I just wish some of that freedom-loving talk extended beyond helmets and included a similar outrage about some real erosions of freedom, such as the inequities in public schools, communities devoid of public libraries, housing and job discrimination of all kinds, and what about how a so-called “family-values” society refuses to pass universal health care legislation for every child! We will fight to the death to bring democracy somewhere else but won’t execute it to the fullest on this soil, and on and on and on. Where is the same moral outrage from the freedom-loving folks.

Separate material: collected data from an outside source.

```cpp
struct SplitArgs {
    double *ain;
    double *alpha;
    unsigned *awork;
    double *psib;
    double *cbx;
    double *tx;
    int *tinfo;
    double *stau, *spsi, *sPdep;
    int *sinfo;
    unsigned char *zflag;
    double zval;
    int k0, kb;
    int nf;
    int tile_cap;
    double tile_margin;
    int traj_mode;
    int nan_step;
    unsigned long long *defer;
    unsigned *defer_cnt;
    int defer_lrm;
    int zlatch;
};

constexpr int kSplitMaxSteps = 1 << 24;
__device__ __forceinline__ int info_steps(int v) { return v & 0xffffff; }
__device__ __forceinline__ int info_status(int v) { return (unsigned)v >> 24; }
__device__ __forceinline__ int make_info(int steps, int st) { return steps | (st << 24); }

#ifndef TORJ_AIN_TRAJ_MATH
#define TORJ_AIN_TRAJ_MATH 0
#endif
#ifndef TORJ_TRAJ_WAVES
#define TORJ_TRAJ_WAVES TORJ_MIN_WAVES
#endif
#ifndef TORJ_ALPHA_WAVES
#define TORJ_ALPHA_WAVES 6
#endif
#ifndef TORJ_ALPHA_UNROLL
#define TORJ_ALPHA_UNROLL 1
#endif
#ifndef TORJ_TILE_NODES
#define TORJ_TILE_NODES 256
#endif
constexpr int kTileNodes = TORJ_TILE_NODES;
// ... 28 lines not shown
```

torj.jl_amd/csrc/torj_fitdepo.hpp:

```cpp
#pragma once
#include "torj_math.hpp"

namespace torj {

constexpr int kSmpBlk = 64;
TORJ_HD size_t smp_at(size_t j, int i, size_t rows) {
    return ((size_t)((unsigned)i / kSmpBlk) * rows + j) * kSmpBlk + (unsigned)i % kSmpBlk;
}
TORJ_HD size_t smp_elems(size_t n, size_t rows) { return (n + kSmpBlk - 1) / kSmpBlk * kSmpBlk * rows; }

struct FitArgs {
    const double *coef;
    Grid g;
    int n, n_psi;
    double ds;
    const double *grid;
    const double *w;
    const double *x_launch;
    const double *s0;
    const int *steps;
    const double *smp_psi, *smp_dpds, *smp_s;
    size_t rows;
    int s_uniform;
    double *E, *Gpsi, *GP;
    int *cnt;
    double *Fopen;
    double *dPs;
    int *kstar;
    double *dP;
    double *Pray;
    const int *npts;
};

TORJ_HD int imin(int x, int y) { return x < y ? x : y; }
TORJ_HD int imax(int x, int y) { return x > y ? x : y; }

constexpr int kChunk = 8;
constexpr int kWalkChunk = 4;
constexpr int kWalkChunkStream = 1;

struct RayData {
    const FitArgs *a;
    int i, m;
    double s0, psiL;
    TORJ_HD double S(int j) const {
        if (a->npts) return a->smp_s[smp_at(j, i, a->rows)];
        if (j == 0) return 0.0;
        return a->s_uniform ? fma((double)(j - 1), a->ds, s0) : a->smp_s[smp_at(j - 1, i, a->rows)];
    }
    TORJ_HD double h(int j) const { return (j == 0 && !a->npts) ? s0 : S(j + 1) - S(j); }
    TORJ_HD double Ypsi(int j) const {
        if (a->npts) return a->smp_psi[smp_at(j, i, a->rows)];
        return j == 0 ? psiL : a->smp_psi[smp_at(j - 1, i, a->rows)];
    }
// ... 553 lines not shown
```

torj.jl_amd/csrc/torj_hip.hip:

```cpp
#include <hip/hip_runtime.h>

#include <algorithm>
#include <cmath>
#include <cstring>
#include <mutex>
#include <vector>

#include "../../include/torj_hip.h"
#include "torj_math.hpp"
#include "torj_entry.hpp"
#include "torj_fitdepo.hpp"
#include "torj_warm.hpp"

using namespace torj;

#include "torj_host_util.hpp"
#include "torj_args.hpp"
#include "torj_k_fused.hpp"
#include "torj_k_traj.hpp"
#include "torj_k_alpha.hpp"
#include "torj_k_scan.hpp"
#include "torj_k_depo.hpp"
#include "torj_k_points.hpp"
#include "torj_k_beams.hpp"
// ... 136 lines not shown
        if (p->stage.h_pinned)
            (void)hipHostFree(p->stage.h);
        else
            free(p->stage.h);
    }
    for (int r = 0; r < 2; r++) {
        if (p->stage.up[r]) (void)hipEventDestroy(p->stage.up[r]);
        if (p->stage.tr[r]) (void)hipEventDestroy(p->stage.tr[r]);
        if (p->stage.dn[r]) (void)hipEventDestroy(p->stage.dn[r]);
    }
    if (p->stage.sc) (void)hipStreamDestroy(p->stage.sc);
    if (p->d_coef) (void)hipFree(p->d_coef);
    if (p->d_cellp) (void)hipFree(p->d_cellp);
    if (p->stream) (void)hipStreamDestroy(p->stream);
    if (p->ev_Nin) (void)hipEventDestroy(p->ev_Nin);
    if (p->ev_Nout) (void)hipEventDestroy(p->ev_Nout);
    if (p->sched.d) (void)hipFree(p->sched.d);
    if (p->fit.d) (void)hipFree(p->fit.d);
    if (p->d_flags) (void)hipFree(p->d_flags);
    if (p->chunk.d) (void)hipFree(p->chunk.d);
    for (hipEvent_t e : p->ev_pool) (void)hipEventDestroy(e);
    if (p->ws.d) (void)hipFree(p->ws.d);
    if (p->beams.d) (void)hipFree(p->beams.d);
    if (p->split.d) (void)hipFree(p->split.d);
    if (p->batch.d) (void)hipFree(p->batch.d);
    for (int q = 0; q < torj_plasma_s::kRing; q++) {
        if (p->ev_T[q]) (void)hipEventDestroy(p->ev_T[q]);
        if (p->ev_A[q]) (void)hipEventDestroy(p->ev_A[q]);
        if (p->ev_S[q]) (void)hipEventDestroy(p->ev_S[q]);
    }
    if (p->ev_J) (void)hipEventDestroy(p->ev_J);
    if (p->ev_F) (void)hipEventDestroy(p->ev_F);
    if (p->ev_D) (void)hipEventDestroy(p->ev_D);
    if (p->stream2) (void)hipStreamDestroy(p->stream2);
    if (p->streamT) (void)hipStreamDestroy(p->streamT);
    if (p->streamS) (void)hipStreamDestroy(p->streamS);
    if (p->streamD) (void)hipStreamDestroy(p->streamD);
    delete p;
    return 0;
}
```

Few will dispute that we need better rider and driver education and that we need more thoughtful, informed legislation on a host of issues. I, for one, will always wear a helmet. Always! Yes, I might still die in a motorcycle accident, but with one on my head (not strapped to the back of my bike—I really don’t get that?) my chances are very good for surviving both a non-life and life-threatening accident. The individual I had my recent conversation with will never read this blog response but I’ve gotten it off my chest. I hope he never goes down and is forced to put his brain where his principles are.
ATGATT!
(All The Gear, All The Time)
2 comments:
Wow, that was one hell of a diatribe. Maybe if they knew that more than likely they'll end up as a vegatable or quad than dying they might think twice. Nothing worse than being imprisoned in your own body. All they need to do is visit any county hospital and see the results of the helmetless.
I agree. But some people don't mind being members of the woulda, shoulda club. You know what they say about hindsight.